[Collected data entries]
________________________

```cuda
static int fetch_impl(nts_exchange *ex, const float *x, float *mirror, nts_vid_t F, void *stream) {
  const nts_exchange_desc &d = ex->d;
  cudaStream_t st = as_stream(stream);
  const int P = ex->P, p = ex->p;
  const uint32_t own = d.local_need_count;
  NTS_ARG_CHECK(own == 0 || d.local_need, "exchange descriptor lacks local_need (rows of this partition it reads itself)");
  if (P == 1)
    return own ? nts_gather_rows(mirror, x, d.local_need, own, F, stream) : 0;
  NTS_TRY(ready_for(ex, F));
  const uint32_t epoch = ++ex->epoch;
  const size_t buf = (size_t)(epoch % ex->n_buffers) * ex->buf_floats;
  const uint32_t wait_epoch = epoch > (uint32_t)ex->n_buffers ? epoch - ex->n_buffers : 0u;
  NTS_CUDA_OK(cudaEventRecord(ex->ev_main, st));
  NTS_CUDA_OK(cudaStreamWaitEvent(ex->comm, ex->ev_main, 0));
  NTS_TRY(push_my_rows(ex, x, F, buf, epoch, wait_epoch));
  NTS_TRY(dma_join(ex, ex->comm));
  const size_t before = ex->recv_offs[p];
  if (own)
    NTS_TRY(nts_gather_rows(mirror + before * F, x, d.local_need, own, F, st));
  uint32_t mask = 0;
  for (int j = 0; j < P; j++)
    if (j != p)
      mask |= 1u << j;
  wait_pushed_kernel<<<1, 32, 0, st>>>(ex->flags, mask, epoch, ex->timeout_ns, ex->err_dev);
  NTS_LAUNCH_CHECK();
  if (before)
    NTS_CUDA_OK(cudaMemcpyAsync(mirror, ex->window + buf, before * F * sizeof(float), cudaMemcpyDeviceToDevice, st));
  if (ex->recv_total > before)
    NTS_CUDA_OK(cudaMemcpyAsync(mirror + (before + own) * F, ex->window + buf + before * F,
                                (ex->recv_total - before) * (size_t)F * sizeof(float), cudaMemcpyDeviceToDevice, st));
  signal_consumed_kernel<<<1, 32, 0, st>>>(ex->d_peer_flags, P, p, epoch);
  NTS_LAUNCH_CHECK();
  NTS_CUDA_OK(cudaEventRecord(ex->ev_comm, ex->comm));
  NTS_CUDA_OK(cudaStreamWaitEvent(st, ex->ev_comm, 0));
  return 0;
}

static int return_impl(nts_exchange *ex, const float *gm, float *dx, nts_vid_t F, void *stream) {
  const nts_exchange_desc &d = ex->d;
  cudaStream_t st = as_stream(stream);
  const int P = ex->P, p = ex->p;
  const uint32_t own = d.local_need_count;
  NTS_ARG_CHECK(own == 0 || d.local_need, "exchange descriptor lacks local_need");
  if (P == 1)
    return own ? nts_scatter_add_rows(dx, gm, d.local_need, own, F, stream) : 0;
  NTS_TRY(ready_for(ex, F));
  const uint32_t epoch = ++ex->epoch;
  const size_t buf = (size_t)(epoch % ex->n_buffers) * ex->buf_floats;
  const size_t before = ex->recv_offs[p];
  const uint32_t wait_epoch = epoch > (uint32_t)ex->n_buffers ? epoch - ex->n_buffers : 0u;
  NTS_CUDA_OK(cudaEventRecord(ex->ev_main, st));
  NTS_CUDA_OK(cudaStreamWaitEvent(ex->comm, ex->ev_main, 0));
  for (int s = 1; s < P; s++) {
    const int i = (p + s) % P;
    NTS_TRY(dma_push(ex, i, gm + (size_t)(ex->recv_offs[i] + (i > p ? own : 0u)) * F, ex->bwd_push_off[i],
                     ex->need_count[i], F, buf, epoch, wait_epoch, ex->comm));
  }
  if (own)
    NTS_TRY(nts_scatter_add_rows(dx, gm + before * F, d.local_need, own, F, st));
  uint32_t mask = 0;
  for (int j = 0; j < P; j++)
    if (j != p)
      mask |= 1u << j;
  wait_pushed_kernel<<<1, 32, 0, st>>>(ex->flags, mask, epoch, ex->timeout_ns, ex->err_dev);
  NTS_LAUNCH_CHECK();
  if (ex->send_total)
    NTS_TRY(nts_scatter_add_rows_atomic(dx, ex->window + buf, d.send_rows_all, ex->send_total, F, st));
  signal_consumed_kernel<<<1, 32, 0, st>>>(ex->d_peer_flags, P, p, epoch);
  NTS_LAUNCH_CHECK();
  NTS_TRY(dma_join(ex, ex->comm));
  NTS_CUDA_OK(cudaEventRecord(ex->ev_comm, ex->comm));
  NTS_CUDA_OK(cudaStreamWaitEvent(st, ex->ev_comm, 0));
  return 0;
}

int nts_exchange_set_trace(nts_exchange *ex, int enable) {
  NTS_ARG_CHECK(ex != nullptr, "null engine");
  if (enable && ex->tev.empty()) {
    ex->tev.assign(4 + 2 * (ex->P > 1 ? ex->P - 1 : 0), nullptr);
    for (cudaEvent_t &e : ex->tev)
      NTS_CUDA_OK(cudaEventCreate(&e));
  }
  ex->trace = enable != 0;
  return 0;
}

int nts_exchange_last_timeline(nts_exchange *ex, float *ms, int capacity) {
  NTS_ARG_CHECK(ex && ms && ex->trace && !ex->tev.empty(), "tracing is not enabled");
  const int P = ex->P, n = 2 * P + 1;
  NTS_ARG_CHECK(capacity >= n, "timeline buffer too small (2P+1 floats)");
  NTS_CUDA_OK(cudaDeviceSynchronize());
  NTS_CUDA_OK(cudaEventElapsedTime(&ms[0], ex->tev[1], ex->tev[2]));
  NTS_CUDA_OK(cudaEventElapsedTime(&ms[1], ex->tev[0], ex->tev[3]));
  cudaEvent_t prev = ex->tev[3];
  for (int s = 1; s < P; s++) {
    NTS_CUDA_OK(cudaEventElapsedTime(&ms[2 * s], prev, ex->tev[4 + 2 * (s - 1)]));
    NTS_CUDA_OK(cudaEventElapsedTime(&ms[2 * s + 1], ex->tev[4 + 2 * (s - 1)], ex->tev[5 + 2 * (s - 1)]));
    prev = ex->tev[5 + 2 * (s - 1)];
  }
  NTS_CUDA_OK(cudaEventElapsedTime(&ms[2 * P], ex->tev[0], prev));
  return 0;
}

int nts_exchange_fetch_mirrors(nts_exchange *ex, const float *x, float *mirror, nts_vid_t F, void *stream) {
  NTS_ARG_CHECK(ex && (x || ex->d.owned_vertices == 0) && (mirror || ex->recv_total + ex->d.local_need_count == 0),
                "null argument");
  return check_wait_error(ex, fetch_impl(ex, x, mirror, F, stream));
}

int nts_exchange_return_mirror_grads(nts_exchange *ex, const float *mirror_grad, float *dx, nts_vid_t F, void *stream) {
  NTS_ARG_CHECK(ex && (mirror_grad || ex->recv_total + ex->d.local_need_count == 0) &&
                    (dx || ex->d.owned_vertices == 0),
                "null argument");
  return check_wait_error(ex, return_impl(ex, mirror_grad, dx, F, stream));
}

int nts_exchange_forward(nts_exchange *ex, const float *x, float *y, nts_vid_t F, void *stream) {
// ... 22 lines not shown
```

neutronstarlite_b200/csrc/nts_plan.cu:

```cuda
#include <cub/cub.cuh>
#include <cuda_bf16.h>

#include <algorithm>
#include <type_traits>
#include <vector>

#include "nts_common.cuh"

struct nts_gather_plan {
  uint32_t n_rows = 0;
  uint64_t n_edges = 0;
  uint32_t gather_rows = 0;
  int slabs = 1;
  uint32_t slab_rows = 0;
  uint2 *pairs = nullptr;
  uint32_t *voff = nullptr;
  std::vector<uint64_t> slab_edge;
  float *workspace = nullptr;
  size_t workspace_floats = 0;
  __nv_bfloat16 *workspace_bf16 = nullptr;
  size_t workspace_bf16_elems = 0;
  int hub_cols = 0, hub_rows = 0;
  uint32_t *hub_col_ids = nullptr;
  uint32_t *hub_row_ids = nullptr;
// ... 104 lines not shown
    for (int o = 16; o > 0; o >>= 1)
      s += __shfl_xor_sync(0xffffffffu, s, o);
    if (lane == 0)
      dense[__ldg(cell_key + run) - n_keys] = s;
  }
}

__global__ void pad_rows_kernel(const float *__restrict__ src, uint32_t lds, float *__restrict__ dst, uint32_t n_rows,
                                uint32_t F, uint32_t ld) {
  const uint64_t total = (uint64_t)n_rows * ld;
  for (uint64_t i = (uint64_t)blockIdx.x * blockDim.x + threadIdx.x; i < total; i += (uint64_t)gridDim.x * blockDim.x) {
    const uint64_t r = i / ld;
    const uint32_t c = (uint32_t)(i - r * ld);
    dst[i] = c < F ? __ldg(src + r * lds + c) : 0.f;
  }
}

template <class S>
__global__ void bf16_rows_kernel(const S *__restrict__ src, uint32_t lds, uint4 *__restrict__ dst, uint32_t n_rows,
                                 uint32_t F, uint32_t ld) {
  const uint32_t ld8 = ld / 8;
  const uint64_t total = (uint64_t)n_rows * ld8;
  for (uint64_t i = (uint64_t)blockIdx.x * blockDim.x + threadIdx.x; i < total; i += (uint64_t)gridDim.x * blockDim.x) {
    const uint64_t r = i / ld8;
    const uint32_t c = (uint32_t)(i - r * ld8) * 8;
    const S *s = src + r * lds;
    uint32_t w[4];
#pragma unroll
    for (int j = 0; j < 4; j++) {
      const uint32_t c0 = c + 2 * j, c1 = c0 + 1;
      if constexpr (std::is_same<S, float>::value) {
        const __nv_bfloat162 h = __floats2bfloat162_rn(c0 < F ? __ldg(s + c0) : 0.f, c1 < F ? __ldg(s + c1) : 0.f);
        w[j] = *reinterpret_cast<const uint32_t *>(&h);
      } else {
        const uint16_t *u = reinterpret_cast<const uint16_t *>(s);
        w[j] = (c0 < F ? (uint32_t)__ldg(u + c0) : 0u) | ((c1 < F ? (uint32_t)__ldg(u + c1) : 0u) << 16);
      }
    }
    dst[i] = make_uint4(w[0], w[1], w[2], w[3]);
  }
}

__device__ __forceinline__ uint32_t p_smem_u32(const void *p) { return (uint32_t)__cvta_generic_to_shared(p); }
__device__ __forceinline__ void p_mbar_init(uint64_t *bar, uint32_t count) {
  asm volatile("mbarrier.init.shared::cta.b64 [%0], %1;" ::"r"(p_smem_u32(bar)), "r"(count));
}
__device__ __forceinline__ void p_mbar_expect_tx(uint64_t *bar, uint32_t bytes) {
  asm volatile("mbarrier.arrive.expect_tx.shared::cta.b64 _, [%0], %1;" ::"r"(p_smem_u32(bar)), "r"(bytes) : "memory");
}
__device__ __forceinline__ void p_mbar_wait(uint64_t *bar, uint32_t parity) {
  asm volatile("{\n\t"
               ".reg .pred p;\n\t"
               "WAIT_%=:\n\t"
               "mbarrier.try_wait.parity.shared::cta.b64 p, [%0], %1;\n\t"
               "@p bra DONE_%=;\n\t"
               "bra WAIT_%=;\n\t"
               "DONE_%=:\n\t"
               "}" ::"r"(p_smem_u32(bar)),
               "r"(parity)
               : "memory");
}
__device__ __forceinline__ void p_bulk_g2s(void *smem_dst, const void *gmem_src, uint32_t bytes, uint64_t *bar) {
  asm volatile("cp.async.bulk.shared::cluster.global.mbarrier::complete_tx::bytes [%0], [%1], %2, [%3];" ::"r"(
                   p_smem_u32(smem_dst)),
               "l"(gmem_src), "r"(bytes), "r"(p_smem_u32(bar))
               : "memory");
}

constexpr int kPlanWarps = 8;
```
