struct ReduceSum { __device__ __forceinline__ double operator()(double a, double b) const { return a + b; } };
struct ReduceMax { __device__ __forceinline__ double operator()(double a, double b) const { return b > a ? b : a; } };
template <int NW, typename OP>
__device__ __forceinline__ void block_reduce(double acc, double* wsum, double* __restrict__ out, OP op)
{
    for (int off = 32; off > 0; off >>= 1) acc = op(acc, __shfl_down(acc, off, kWave));
    if ((threadIdx.x & 63) == 0) wsum[threadIdx.x >> 6] = acc;
    __syncthreads();
    if (threadIdx.x == 0) {
        double s = 0.0;
        for (int w = 0; w < NW; ++w) s = op(s, wsum[w]);
        *out = s;
    }
}

template <typename T> struct Trip { T l, c, r; };

template <typename T> __device__ __forceinline__ T restrict_fw_value(const Trip<T>& top, const Trip<T>& mid, const Trip<T>& bot, T wgt)
{
    T corners = top.l + top.r; corners = corners + bot.l; corners = corners + bot.r;
    T edges = mid.l + mid.r; edges = edges + top.c; edges = edges + bot.c;
    return wgt * ((corners + (T)2 * edges) + (T)4 * mid.c);
}
template <typename T> __device__ __forceinline__ T prolong_edge_value(T a, T b) { return (T)0.5 * (a + b); }
template <typename T> __device__ __forceinline__ T prolong_centre_value(T nw, T sw, T ne, T se) { return (T)0.25 * (((nw + sw) + ne) + se); }

template <typename T, bool FUSED>
__global__ void __launch_bounds__(kBlock)
k_restrict(const T* __restrict__ vin, const T* __restrict__ rhs, T* __restrict__ coarse, T* __restrict__ coarse_zero,
           int N, long pitch, long cpitch, int crow_lo, int crow_hi, int fine_row_off,
           int R, int strips, int chunks, T wgt)
{
    using V = typename VecOf<T>::type;
    constexpr int W = VecOf<T>::W;
    constexpr int CW = W / 2;
    const Tile t = wave_tile(strips, chunks);
    if (!t.active) return;
    const Cols c = lane_cols<W>(t.strip, N, pitch);
    const int I0 = crow_lo + t.chunk * R;
    const int I1 = min(I0 + R, crow_hi);
    const T* pv = vin + c.col;
    const T* pb = rhs + c.col;
    const long ccol = c.col / 2;
    const int NC = N / 2;

    auto row_plain = [&](int y) -> V { V o = vload<V>(pb + (long)y * pitch, c.ld); mask_cols(o, c.col, N); return o; };

    V up, cur, dn;
    int yf = 2 * I0 + fine_row_off - 1;
    if (FUSED) {
        up = vload<V>(pv + (long)(yf - 1) * pitch, c.ld);
        cur = vload<V>(pv + (long)yf * pitch, c.ld);
    }
    auto next_field = [&](int y) -> V {
        if (FUSED) {
            dn = vload<V>(pv + (long)(y + 1) * pitch, c.ld);
            const V bb = vload<V>(pb + (long)y * pitch, c.ld);
            V o = residual_vec(up, cur, dn, bb);
            mask_cols(o, c.col, N);
            up = cur; cur = dn;
            return o;
        } else {
            return row_plain(y);
        }
    };
    auto trips = [&](const V& f, Trip<T>* tr) {
        const T l = from_left(last(f));
        if constexpr (W == 2) { tr[0] = {l, f.x, f.y}; }
        else { tr[0] = {l, f.x, f.y}; tr[1] = {f.y, f.z, f.w}; }
    };

    Trip<T> top[CW], mid[CW], bot[CW];
    { const V f = next_field(yf); trips(f, top); }
    for (int I = I0; I < I1; ++I) {
        const int y = 2 * I + fine_row_off;
        { const V f = next_field(y); trips(f, mid); }
        { const V f = next_field(y + 1); trips(f, bot); }
        T o[CW];
#pragma unroll
        for (int k = 0; k < CW; ++k) {
            o[k] = restrict_fw_value(top[k], mid[k], bot[k], wgt);
            if (ccol + k == 0 || ccol + k >= NC) o[k] = (T)0;
        }
        if (c.st) {
            T* pc = coarse + (long)I * cpitch + ccol;
            if constexpr (CW == 1) { pc[0] = o[0]; }
            else { *reinterpret_cast<float2*>(pc) = make_float2((float)o[0], (float)o[1]); }
            if (coarse_zero) {
                T* pz = coarse_zero + (long)I * cpitch + ccol;
                if constexpr (CW == 1) { pz[0] = (T)0; }
                else { *reinterpret_cast<float2*>(pz) = make_float2(0.f, 0.f); }
            }
        }
#pragma unroll
        for (int k = 0; k < CW; ++k) top[k] = bot[k];
    }
}

template <typename T, bool ADD>
__global__ void __launch_bounds__(kBlock)
k_prolong(T* __restrict__ v, const T* __restrict__ coarse, int N, long pitch, long cpitch,
          int row_lo, int row_hi, int fine_row_off, int R, int strips, int chunks)
{
    using V = typename VecOf<T>::type;
    constexpr int W = VecOf<T>::W;
    constexpr int CW = W / 2;
    const Tile t = wave_tile(strips, chunks);
    if (!t.active) return;
    const Cols c = lane_cols<W>(t.strip, N, pitch);
    const int r0 = row_lo + t.chunk * R;
    const int r1 = min(r0 + R, row_hi);
    T* pv = v + c.col;
    const long ccol = c.col / 2;
    const bool cld = c.ld && (ccol + CW < cpitch);

    auto crow = [&](int I, T* e) {
        const T* p = coarse + (long)I * cpitch + ccol;
#pragma unroll
        for (int k = 0; k <= CW; ++k) e[k] = cld ? p[k] : (T)0;
    };
    for (int r = r0; r < r1; ++r) {
        const int y = r - fine_row_off;
        const int I = y >> 1;
        T a[CW + 1], b2[CW + 1];
        crow(I, a);
        V add;
        T o[W];
        if ((y & 1) == 0) {
#pragma unroll
            for (int k = 0; k < CW; ++k) { o[2 * k] = a[k]; o[2 * k + 1] = prolong_edge_value(a[k], a[k + 1]); }
        } else {
            crow(I + 1, b2);
#pragma unroll
            for (int k = 0; k < CW; ++k) {
                o[2 * k] = prolong_edge_value(a[k], b2[k]);
                o[2 * k + 1] = prolong_centre_value(a[k], b2[k], a[k + 1], b2[k + 1]);
            }
        }
        if constexpr (W == 2) add = make_double2(o[0], o[1]);
        else add = make_float4(o[0], o[1], o[2], o[3]);
        mask_cols(add, c.col, N);
        if (ADD) {
            const V old = vload<V>(pv + (long)r * pitch, c.st);
            if constexpr (W == 2) { add.x = old.x + add.x; add.y = old.y + add.y; }
            else { add.x = old.x + add.x; add.y = old.y + add.y; add.z = old.z + add.z; add.w = old.w + add.w; }
        }
        vstore<V>(pv + (long)r * pitch, add, c.st);
    }
}

template <int K, int POST> constexpr int cycle_halo_cols() { return K + (POST == 1 ? 2 : (POST == 2 ? 1 : 0)); }
template <int K, int POST, int W> constexpr int cycle_out_lanes() { return kWave - 2 * ((cycle_halo_cols<K, POST>() + W - 1) / W); }

template <typename T, int CW> struct CycleState {
    T ct[CW], tc[CW], em[CW], mc[CW];
    T ea[CW + 1];
    double acc;
};

struct CycleWin {
    int row_first, row_last;
    int crow_first, crow_last;
    int emit_lo, emit_hi;
};

struct CycleArgs {
    long cpitch; int NC;
    int r0, r1, y_end;
    bool zero_in;
    CycleWin win;
};

template <typename T, int CW> struct PreFetch { T a[CW + 1], b[CW + 1]; };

________________________

- **Work required**
Go through the records and report each line that contains "FUSED".

- **Exercise solution**
template <typename T, bool FUSED>
    if (FUSED) {
        if (FUSED) {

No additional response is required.